Nasser Sahir appeals his conviction for stalking. AFFIRMED.
Linda Del Gallo, State Appellate Defender, and Theresa Wilson, Assistant
Appellate Defender, for appellant.
Thomas J. Miller, Attorney General, Mary Tabor, Assistant Attorney
General, Fred H. McCaw, County Attorney, and Christine O’Connell Corken
Assistant County Attorney, for appellee.
Considered by Huitink, P.J., and Mahan and Hecht, JJ.
2
MAHAN, J.
Nasser Sahir appeals his conviction for stalking, a class D felony, in
violation of Iowa Code section 708.11(3)(b)(1) (2001).
First, he argues the
district court erred when it did not submit the issue of his protective orders to a
jury at a separate sentencing trial. If we find this claim was not preserved, Sahir
argues his counsel was ineffective by failing to object. Second, he argues his
trial counsel inadequately objected to alleged prosecutorial misconduct.
We
affirm Sahir’s conviction and preserve his ineffective assistance of counsel claim
based on prosecutorial misconduct for possible postconviction relief proceedings.
I. Background Facts and Proceedings
Nasser and Carol Sahir were married for nearly thirteen years. After they
decided to divorce, Carol and the couple’s three daughters moved into an
apartment. Sahir then relentlessly stalked and harassed Carol for a period of
several months. He began following Carol and parking outside her apartment
and workplace to watch her. He was eventually banned from her workplace.
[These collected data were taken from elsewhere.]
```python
def lane_stream_pool(device, n):
    idx = device.index if device.index is not None else torch.cuda.current_device()
    pool = _LANE_POOL.setdefault(idx, [])
    if len(pool) >= n:
        return pool[:n]
    if os.environ.get("SM3_STREAM_CALIBRATE", "1") == "0" or not hasattr(torch.cuda, "_sleep"):
# ... 74 lines not shown
        self._lane = "main"
        self._V = 1
        self._data_only = False
        self._no_stat_update = False
        self.weights_dirty = True
        self._wprep_cache, self._wprep_key, self._hash_tracks_banks = {}, None, False
        self._lane_prep = {}
        self._lin_descs = {}
        self.last_feats = None
        self._faith_saved_bytes = {}
        self.pair_views = os.environ.get("SM3_PAIR_VIEWS", "1") != "0"
        self.two_streams = True
        self._streams, self._streams_dev = None, None
        self.linbn = self.dtype in (SM3_BF16, SM3_F16) and os.environ.get("SM3_LINBN", "1") != "0"
        self.linbn_fwd = os.environ.get("SM3_LINBN_FWD", "1") != "0"
        self.linbn_ds = os.environ.get("SM3_LINBN_DS", "1") != "0"
        self.linbn_join = os.environ.get("SM3_LINBN_JOIN", "1") != "0"
        self.linbn_merge = os.environ.get("SM3_LINBN_MERGE", "1") != "0"
        self.lane_cross = os.environ.get("SM3_LANE_CROSS", "1") != "0"
        if self.cross is not None and self.cross[0] is self.cross[1]:
            self.lane_cross = False
        self.det_wgrad = os.environ.get("SM3_WGRAD_DET", "1") != "0"
        self.stem16 = self.dtype in (SM3_BF16, SM3_F16) and os.environ.get("SM3_STEM16", "1") != "0"

    def _all_conv_units(self):
        seen = set()
        plans = [p for pair in self.branches.values() for p in pair if p is not None]
        plans += list(self.cross or ())
        if self.meta is not None:
            plans.append(self.meta)
        for plan in plans:
            for cu in plan.conv_units():
                if id(cu) not in seen:
                    seen.add(id(cu))
                    yield cu

    def prepare(self, device):
        if self.store is None or self.store.flat_p.device != device:
            self.store = ParamStore(self.module, device)
            self._allocated = False
        else:
            self.store.rebind_if_needed()
        if not self._allocated:
            for cu in self._all_conv_units():
                cu.alloc(self.dtype, device)
            self._allocated = True
# ... 130 lines not shown
            rm, rv = self.buffers[bu.name + ".running_mean"], self.buffers[bu.name + ".running_var"]
            nbt = self.buffers[bu.name + ".num_batches_tracked"]
        ops.bn_finalize(sums, count, bu.C, gamma, beta, BN_EPS, BN_MOMENTUM, rm, rv, nbt, scale, shift, mean, invstd,
                        groups=groups, views=V)

    @contextmanager
    def _views(self, V):
        self._V = V
        try:
            yield
        finally:
            self._V = 1

    @contextmanager
    def _params_backward(self, params):
        prev = self._data_only
        self._data_only = prev or not params
        try:
            yield
        finally:
            self._data_only = prev

    def conv_bn(self, cu, bu, x, N, H, W, relu, residual=None, train=True, save=False, out_f32=False, y_out=None,
                apply=True, scale_shift=None, res_affine=None, pending=None, colsum=None):
        dev = x.t.device if isinstance(x, ops.StemImage) else x.device
        direct = cu.stem
        if direct:
            d = None
            Ho, Wo = (H - 1) // 2 + 1, (W - 1) // 2 + 1
        else:
            d = cu.fwd_desc(self.dtype, N, H, W)
            Ho, Wo = d.Ho, d.Wo
        rows = N * Ho * Wo
        C = cu.Co
        V = self._V if train else 1
        rows_v = rows // V
        xo = torch.empty(rows, C, dtype=self.tdt, device=dev)
        scale, shift = scale_shift if scale_shift is not None else (self._work("scale", 2 * 2048),
                                                                    self._work("shift", 2 * 2048))
        mean = invstd = None

        def convolve(partials):
            if direct:
                (ops.stem_conv_fwd16 if isinstance(x, ops.StemImage) else ops.stem_conv_fwd)(self.dtype, x, cu.w_fwd, xo, partials)
            elif cu.groups > 1:
                ops.gconv_fwd(self.dtype, x, cu.w_fwd, xo, partials, N, H, W, C, cu.groups, cu.stride)
            else:
                ops.conv_gemm(d, x, cu.w_fwd, xo, None, partials)
        if train:
            prow = ops.stem_partial_rows(N, H, W) if direct else ops.conv_partial_rows(d)
            if V > 1 and ((rows_v % 128 and not direct) or prow % V):
                raise ValueError("two views in one batch need a multiple of 128 rows per view")
            partials = self._work("partials", prow * 2 * C)
            convolve(partials)
            count, groups = rows_v, 1
            mean = torch.empty(V * C, dtype=torch.float32, device=dev)
            invstd = torch.empty(V * C, dtype=torch.float32, device=dev)
            deferred = False
            if self.stat_sync is not None:
                count = rows_v * self.world_size
                n = V * 2 * C
                if pending is not None and not apply:
                    pair = self._work("sums_pair", 2 * 2 * 2 * 2048, torch.float64)
                    sums = pair[:n]
                    ops.bn_stats_reduce(partials, prow // V, C, sums, views=V)
                    deferred = True
                elif pending:
                    pair = self._work("sums_pair", 2 * 2 * 2 * 2048, torch.float64)
                    n0 = pending[0][0]
                    sums = pair[n0:n0 + n]
                    ops.bn_stats_reduce(partials, prow // V, C, sums, views=V)
                    self.stat_sync(pair[: n0 + n])
                    for _, fin in pending:
                        fin()
                    del pending[:]
                else:
                    sums = self._work("sums", 2 * 2 * 2048, torch.float64)
# ... 23 lines not shown
        mask = None
        if not apply:
            y_out = None
        else:
            if y_out is None:
                y_out = torch.empty(rows, C, dtype=torch.float32 if out_f32 else self.tdt, device=dev)
            if save and relu:
                mask = torch.empty(rows * C // (16 // ops._sz(self.dtype)), dtype=torch.uint8, device=dev)
            cs = None
            if res_affine is not None:
                ops.bn_add_bn_act(self.dtype, xo, scale, shift, residual, res_affine[0], res_affine[1], relu, y_out,
                                  rows_v, C, mask=mask, views=V)
            else:
                if colsum is not None and save and train and not out_f32:
                    cs = colsum
                ops.bn_act(self.dtype, xo, scale, shift, residual, relu, y_out, rows_v, C, out_f32=out_f32, mask=mask,
                           views=V, colsum=cs)
        r = None
        if save:
            r = Rec(cu, bu, N, H, W, Ho, Wo, x_in=x, xo=xo, mean=mean, invstd=invstd, y=y_out, relu=relu, mask=mask, V=V,
                    frozen_stats=not train, colsum=cs if apply else None)
        return (y_out if apply else xo), Ho, Wo, r

    def _phase1(self, r, dy, fused_rows):
        if fused_rows is not None:
            return fused_rows, self._ws[(self._lane, "fz_partials")]
        C, V = r.cu.Co, r.V
        rows = r.N * r.Ho * r.Wo // V
        prow = ops.bn_bwd_partial_rows(rows, C)
        bpart = self._work("partials", V * prow * 2 * C)
        ops.bn_bwd_reduce(self.dtype, dy, None, r.xo, r.mean, r.invstd, dy if r.relu else None, rows, C, bpart,
                          mask=r.mask if r.relu else None, views=V)
        return prow, bpart

    def bn_backward(self, r, dy, keep_dz, fused_rows=None):
        C = r.cu.Co
        V = r.V
        rows = r.xo.shape[0] // V
        prow, bpart = self._phase1(r, dy, fused_rows)
        lsums, gsums, count = self._bn_backward_sums(r, bpart, prow)
        dxo = torch.empty_like(r.xo) if keep_dz else dy
        dgamma, dbeta = self._bn_affine(r.bu, grad=True)
        ops.bn_bwd_apply(self.dtype, dy, r.xo, r.mean, r.invstd, self._bn_affine(r.bu)[0], gsums, count, lsums, dgamma, dbeta,
                         dxo, rows, C, views=V)
        return dxo, dy

    def _bn_backward_sums(self, r, bpart, prow):
        C, V = r.cu.Co, r.V
        rows = r.xo.shape[0] // V
        lsums = self._work("lsums", 2 * 2 * 2048, torch.float64)
        ops.bn_stats_reduce(bpart, prow, C, lsums, views=V)
        gsums, count = lsums, rows
        if r.frozen_stats:
            gsums = self._work("zsums", 2 * 2 * 2048, torch.float64)
            gsums.zero_()
        elif self.stat_sync is not None:
            gsums = self._work("gsums", 2 * 2 * 2048, torch.float64)
            gsums[: V * 2 * C].copy_(lsums[: V * 2 * C])
            self.stat_sync(gsums[: V * 2 * C])
            count = rows * self.world_size
        return lsums, gsums, count
# ... 500 lines not shown
            dd = cd.compact_dgrad_desc(self.dtype, rd.N, rd.Ho, rd.Wo)
            if cd.stride == 2:
                dsp = torch.empty(rd.N * rd.Ho * rd.Wo, Cin, dtype=self.tdt, device=dcur.device)
                ops.conv_gemm_seg(dd, dcur, dxd["wa"], dxd["x1"], dxd["hn"], dxd["const"], dsp, None, views=rd.V,
                                  w_view_stride=Cin * Cd, w1_view_stride=Cin * Cin)
                return self.conv_backward(r1, dx1, addend=dsp, fuse=prev, addend_sparse=(rd.Ho, rd.Wo))
            din, _ = self.conv_backward(r1, dx1)
            ops.conv_gemm_seg(dd, dcur, dxd["wa"], dxd["x1"], dxd["hn"], dxd["const"], din, din, views=rd.V,
                              w_view_stride=Cin * Cd, w1_view_stride=Cin * Cin)
            return din, None
        if br.form.sparse_join and prev is not None:
            self._wgrad(cd, rd, dxd)
            hs, ws = rd.Ho, rd.Wo
            dd = cd.compact_dgrad_desc(self.dtype, rd.N, hs, ws)
            dsp = torch.empty(rd.N * hs * ws, cd.Ci, dtype=self.tdt, device=dxd.device)
            ops.conv_gemm(dd, dxd, cd.w_dgrad, dsp, None, None)
            return self.conv_backward(r1, dx1, addend=dsp, fuse=prev, addend_sparse=(hs, ws))
        din, _ = self.conv_backward(r1, dx1)
        self.conv_backward(rd, dxd, into=din)
        return din, None

    def projector_forward(self, plan, x_t, M, train, z_out, save=None):
        saving = save is not None
        h, _, _, r0 = self.conv_bn(plan.l0, plan.b1, x_t, M, 1, 1, True, None, train, saving)
        h, _, _, r3 = self.conv_bn(plan.l3, plan.b4, h, M, 1, 1, True, None, train, saving)
        r6 = self.conv_bn(plan.l6, plan.b7, h, M, 1, 1, False, None, train, saving, out_f32=True, y_out=z_out)[3]
        if saving:
            save.append((r0, r3, r6))

    def projector_backward(self, recs, dz, addend=None, into=None):
        r0, r3, r6 = recs
        dx, _ = self.bn_backward(r6, dz, keep_dz=False)
        d, fr = self.conv_backward(r6, dx, fuse=r3)
        dx, _ = self.bn_backward(r3, d, keep_dz=False, fused_rows=fr)
        d, fr = self.conv_backward(r3, dx, fuse=r0)
        dx, _ = self.bn_backward(r0, d, keep_dz=False, fused_rows=fr)
        if into is not None:
            return self.conv_backward(r0, dx, into=into)[0]
        return self.conv_backward(r0, dx, addend=addend)[0]

    @staticmethod
    def cross_pairs(style):
        return {0: [(0, 0), (1, 1)], 1: [(0, 1), (1, 0)], 2: [(0, 0), (0, 1), (1, 0), (1, 1)]}[style]

    def forward(self, views, style=0, train=True, want_grad=True, metadata=None):
        first = next(iter(views.values()))[0]
        dev = first.device
        self.prepare(dev)
        self.refresh_weights(defer_lanes=self._lane_streams(dev) is not None and self.lane_cross)
        B = first.shape[0]
        saved = {"B": B, "style": style} if want_grad else None
        sv = (lambda: []) if want_grad else (lambda: None)
        zs, feats = OrderedDict(), {}
        streams = self._lane_streams(dev)
        lane_cross = self._cross_in_lanes(streams)
        pairs = self.cross_pairs(style) if self.cross is not None else []
        zc = [self._share(torch.empty(2 * B, self.module.proj_dim, dtype=torch.float32, device=dev), streams) for _ in pairs] \
            if lane_cross else []
        cross_recs = {}
# ... 178 lines not shown
```

skin-sm3_amd/sm3hip/ops.py:

```python
import ctypes as C

import torch

from . import _lib
from ._lib import ConvDesc, SM3_BF16, SM3_F16, SM3_F32, check

TORCH_DTYPE = {SM3_F32: torch.float32, SM3_BF16: torch.bfloat16, SM3_F16: torch.float16}
K_CHUNK = {SM3_F32: 32, SM3_BF16: 64, SM3_F16: 64}


_PROFILER = None


def set_profiler(p):
    global _PROFILER
    _PROFILER = p


class _prof:
    __slots__ = ("tag", "flops", "nbytes", "start")

    def __init__(self, tag, flops=0.0, nbytes=0.0):
        self.tag, self.flops, self.nbytes, self.start = tag, flops, nbytes, None

# ... 975 lines not shown
        check(_lib.load().sm3_bn_bwd_reduce(dtype, _ptr(dy), _ptr(y), _ptr(mask), _ptr(x), _ptr(mean), _ptr(invstd),
                                            _ptr(dz), rows, Cn, _ptr(partials), views, _stream()), "sm3_bn_bwd_reduce")


def bn_bwd_apply(dtype, dz, x, mean, invstd, gamma, gsums, count, lsums, dgamma, dbeta, dx, rows, Cn, views=1):
    tdt = TORCH_DTYPE[dtype]
    for t, n in ((dz, "dz"), (x, "x"), (dx, "dx")):
        _chk(t, tdt, n)
        if t.numel() != views * rows * Cn:
            raise ValueError(f"bn_bwd_apply: {n} size mismatch")
    _chk(gsums, torch.float64); _chk(lsums, torch.float64)
    _chk(dgamma, torch.float32); _chk(dbeta, torch.float32); _chk(gamma, torch.float32)
    if gsums.numel() < views * 2 * Cn or (lsums is not None and lsums.numel() < views * 2 * Cn):
        raise ValueError("bn_bwd_apply: sums too small")
    tag = "bn_bwd_apply"
    if _PROFILER is not None and getattr(_PROFILER, "detail", False):
        tag += f"|rows{views * rows}_C{Cn}"
    with _prof(tag, 0.0, _sz(dtype) * views * rows * Cn * 3):
        check(_lib.load().sm3_bn_bwd_apply(dtype, _ptr(dz), _ptr(x), _ptr(mean), _ptr(invstd), _ptr(gamma),
                                           _ptr(gsums), float(count), _ptr(lsums), _ptr(dgamma), _ptr(dbeta), _ptr(dx),
                                           rows, Cn, views, _stream()), "sm3_bn_bwd_apply")


STEM_KDIRECT = 176


def stem_partial_rows(N, H, W):
    return _lib.load().sm3_stem_partial_rows(N, H, W)


def stem_weight_prep(dtype, w_master, w_stem, only_if=None):
    _chk(w_master, torch.float32, "w_master"); _chk(w_stem, TORCH_DTYPE[dtype], "w_stem"); _chk(only_if, torch.int32, "only_if")
    if w_master.numel() != 64 * 147 or w_stem.numel() != 64 * STEM_KDIRECT:
        raise ValueError("stem_weight_prep: size mismatch")
    check(_lib.load().sm3_stem_weight_prep_if(dtype, _ptr(w_master), _ptr(w_stem), _ptr(only_if), _stream()),
          "sm3_stem_weight_prep_if")
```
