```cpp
int escx_spec_transform(escx_handle h, const float* wave_dev, int batch, int n_samples, float* spec_dev, void* stream);
int escx_audio_reconstruct(escx_handle h, const float* spec_dev, int batch, int n_frames, float* wave_dev, void* stream);
int escx_patch_embed(escx_handle h, const float* spec_dev, int batch, int n_frames, float* tokens_dev, void* stream);
int escx_transformer_layer(escx_handle h, int layer_id, const float* x_dev, int batch, int H, int W,
                           float* y_dev, int* H_out, void* stream);
int escx_pvq_encode(escx_handle h, int stream_id, const float* enc_dev, const float* dec_dev, int batch, int W,
                    int64_t* codes_dev, int64_t code_batch_stride, void* stream);
int escx_pvq_decode(escx_handle h, int stream_id, const int64_t* codes_dev, int64_t code_batch_stride,
                    const float* dec_dev, int batch, int W, float* out_dev, void* stream);
int escx_rvq_encode(escx_handle h, const float* tokens_dev, int batch, int W, int num_streams, int64_t* codes_dev, float* zq_out_dev, void* stream);
int escx_rvq_decode(escx_handle h, const int64_t* codes_dev, int batch, int num_streams, int W, float* tokens_out_dev, void* stream);
int escx_patch_deembed(escx_handle h, const float* tokens_dev, int batch, int W, float* spec_dev, void* stream);

int escx_profile_enable(escx_handle h, int enable);
const char* escx_profile_report(escx_handle h);

int escx_debug_mlp_trace(unsigned long long* dev_buf);
int escx_test_math(const float* x_dev, float* y_dev, int64_t n, int which, void* stream);
int escx_test_copy_rows(const float* src_dev, float* dst_dev, int64_t rows, int row_floats, void* stream);
int escx_test_fastdiv(int n, int d);

int escx_codes_pack10(const int64_t* codes_dev, uint8_t* out_dev, int64_t n, void* stream);
int escx_codes_unpack10(const uint8_t* in_dev, int64_t* codes_dev, int64_t n, void* stream);
int escx_codes_pack10_streams(const int64_t* codes_dev, int batch, int smax, int64_t gt, const int32_t* streams, uint8_t* out_dev, void* stream);
int escx_codes_unpack10_streams(const uint8_t* in_dev, int batch, int smax, int64_t gt, const int32_t* streams, int64_t* codes_dev, void* stream);
int escx_codes_narrow(const int64_t* codes_dev, int16_t* out_dev, int64_t n, void* stream);
int escx_codes_widen(const int16_t* in_dev, int64_t* codes_dev, int64_t n, void* stream);

int escx_flat_param_count(escx_handle h);
const char* escx_flat_param_key(escx_handle h, int i);
int64_t escx_flat_param_offset(escx_handle h, int i);
int64_t escx_flat_param_numel(escx_handle h, int i);
int64_t escx_flat_param_total(escx_handle h);
int escx_load_flat_params(escx_handle h, const float* flat_params_dev, int full, void* stream);
int escx_train_forward(escx_handle h, const float* flat_params_dev, const float* wave_dev, int batch, int n_samples, int num_streams,
                       int freeze_codebook, int64_t* codes_dev, float* wave_out_dev, float* raw_feat_dev, float* recon_feat_dev,
                       float* cm_loss_dev, float* cb_loss_dev, void* stream);
int escx_train_forward_feat(escx_handle h, const float* flat_params_dev, const float* feat_dev, int batch, int n_frames, int num_streams, int freeze_codebook,
                            int64_t* codes_dev, float* wave_out_dev, float* recon_feat_dev, float* cm_loss_dev, float* cb_loss_dev, void* stream);
int escx_train_backward(escx_handle h, const float* d_wave_dev, const float* d_recon_feat_dev, const float* d_cm_loss_dev,
                        const float* d_cb_loss_dev, float* grad_flat_dev, void* stream);
int escx_train_backward_ex(escx_handle h, const float* d_wave_dev, const float* d_recon_feat_dev, const float* d_raw_feat_dev,
                           const float* d_cm_loss_dev, const float* d_cb_loss_dev, float* grad_flat_dev, float* d_input_dev, void* stream);
int escx_rvq_train_forward(escx_handle h, const float* flat_params_dev, const float* wave_dev, const float* feat_dev, int batch, int n_samples_or_frames,
                           int num_streams, int freeze_codebook, int64_t* codes_dev, float* wave_out_dev, float* raw_feat_dev, float* recon_feat_dev,
                           float* cm_loss_dev, float* cb_loss_dev, void* stream);
int escx_rvq_train_backward(escx_handle h, const float* d_wave_dev, const float* d_recon_feat_dev, const float* d_raw_feat_dev,
                            const float* d_cm_loss_dev, const float* d_cb_loss_dev, float* grad_flat_dev, float* d_input_dev, void* stream);
int64_t escx_train_tape_bytes(escx_handle h);
int64_t escx_train_tape_generation(escx_handle h);
int escx_stft_loss(const float* raw_feat_dev, const float* recon_feat_dev, int batch, int64_t per_clip, float* loss_dev,
                   float* d_recon_feat_dev, void* stream);
int escx_stft_loss_ex(const float* raw_feat_dev, const float* recon_feat_dev, int batch, int64_t per_clip, float* loss_dev,
                      float* d_recon_feat_dev, float* d_raw_feat_dev, void* stream);
int escx_mel_loss(const float* raw_wave_dev, const float* recon_wave_dev, int batch, int n_samples, int sample_rate, float* loss_dev,
                  float* d_recon_wave_dev, void* stream);
int escx_mel_loss_ex(const float* raw_wave_dev, const float* recon_wave_dev, int batch, int n_samples, int sample_rate, float* loss_dev,
                     float* d_recon_wave_dev, float* d_raw_wave_dev, void* stream);
int escx_scale_rows(const float* x_dev, const float* g_dev, float* out_dev, int rows, int64_t per_row, void* stream);
int escx_grad_norm_clip(const float* grad_flat_dev, int64_t n, float max_norm, float* norm_out_dev, void* stream);
int escx_adamw_step(float* param_flat_dev, const float* grad_flat_dev, float* exp_avg_dev, float* exp_avg_sq_dev, int64_t n, int step,
                    double lr, double beta1, double beta2, double eps, double weight_decay, const float* clip_dev, void* stream);

typedef struct {
    int32_t sample_rate;
    int32_t n_rates;
    int32_t n_periods; int32_t periods[8];
    int32_t n_ffts; int32_t fft_sizes[8];
    int32_t n_bands; float bands[8][2];
    int32_t rates[8];
} escx_disc_config;
typedef struct escx_disc_s* escx_disc;
int escx_disc_create(const escx_disc_config* cfg, int device, escx_disc* out);
void escx_disc_destroy(escx_disc d);
int escx_disc_param_count(escx_disc d);
const char* escx_disc_param_key(escx_disc d, int i);
int64_t escx_disc_param_offset(escx_disc d, int i);
int64_t escx_disc_param_numel(escx_disc d, int i);
int64_t escx_disc_param_total(escx_disc d);
int escx_disc_num_fmaps(escx_disc d, int n_samples);
int escx_disc_fmap_shape(escx_disc d, int n_samples, int i, int* sub, int* C, int* Cp, int* D0, int* D1, int* P1, int* off1);
int escx_disc_forward(escx_disc d, const float* flat_params_dev, int64_t params_version, const float* wave_dev, int batch, int n_samples,
                      float* const* fmaps_dev, void* stream);
int escx_disc_backward(escx_disc d, const float* flat_params_dev, int64_t params_version, const float* wave_dev, int batch, int n_samples,
                       float* const* fmaps_dev, const float* const* d_fmaps_dev, float* grad_flat_dev, float* d_wave_dev, void* stream);
int escx_disc_set_precision(escx_disc d, int mode);
int escx_disc_get_precision(escx_disc d);
int escx_gan_term(const float* x_dev, const float* ref_dev, float* grad_dev, int batch, int C, int Cp, int D0, int D1, int P1, int mode, float target,
                  float* loss_dev, int accumulate, void* stream);
int escx_gan_term_grad(const float* x_dev, const float* ref_dev, const float* g_dev, float* grad_dev, int batch, int C, int Cp, int D0, int D1, int P1, int mode,
                       float target, void* stream);
int escx_disc_profile_enable(int enable);
// ... 111 lines not shown
```

Measured before the change: 12600.

## Fuse the first two PVQ quantisers into one paired kernel for encode and decode

Adds a paired fused PVQ kernel that quantises stream 0 and stream 1 of the same coarsest scale in a single launch, feeding stream 0's reconstruction directly to stream 1. Decode gets a matching table-lookup kernel that adds both streams' codebook contributions in one pass. All encode, decode and forward paths route their first two quantisers through these paired helpers, falling back to the separate calls when shapes differ or ESCX_PVQ_PAIR is off. The aim is to save a launch and a round trip of the intermediate decoded tensor through global memory. The cost is a larger kernel that may have different register and LDS pressure.

```diff
diff --git a/efficient-speech-codec_amd/csrc/escx_api.cpp b/efficient-speech-codec_amd/csrc/escx_api.cpp
--- a/efficient-speech-codec_amd/csrc/escx_api.cpp
+++ b/efficient-speech-codec_amd/csrc/escx_api.cpp
@@ -417,6 +417,51 @@
     return 0;
 }
 
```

Carol obtained three protective orders against Sahir. 1
Notwithstanding the
existence of the protective orders, Sahir’s behavior became more brazen. He
was eventually charged with stalking in violation of section 708.11(3)(b)(1). The
trial information also noted he was subject to a sentencing enhancement
because of the existence of a protective order. 2
1
The three protective orders were dated April 28, 2003; May 14, 2003; and June 9,
2003.
2
Only the existence of a single criminal or civil protective order is needed for the
enhancement. In this case, three protective orders were issued.
3
The jury convicted Sahir of aggravated misdemeanor stalking. The district
court, at the sentencing proceeding, found that Sahir was subject to a protective
order at the time of the stalking offense and pronounced judgment on a class D
felony.
Sahir was sentenced to an indeterminate term of five years.
The
sentence was suspended, and he was placed on probation for five years.
Sahir appeals his conviction and sentence. Sahir complains of two issues
occurring at his trial. The first deals with the district court determination that the
existence of the protective order as a sentencing enhancement criterion could be
adjudicated in this case by the court instead of a jury. Although he did not object
at the time, Sahir now argues the issue of the protective order should have been
submitted for a jury determination at the sentencing phase.
The second deals with his counsel’s failure to object to several comments
the prosecutor made during Sahir’s cross-examination and the closing argument.
Sahir alleges these comments were prosecutorial misconduct.
II. Standard of Review
Sahir alleges violations of his rights under the Sixth and Fourteenth
Amendments to the United States Constitution, and article one, section ten, of
the Iowa Constitution. We review constitutional claims de novo. In re Detention
of Hodges, 689 N.W.2d 467, 470 (Iowa 2004). We give deference to the district
court’s credibility determinations, but are not bound by its fact determinations.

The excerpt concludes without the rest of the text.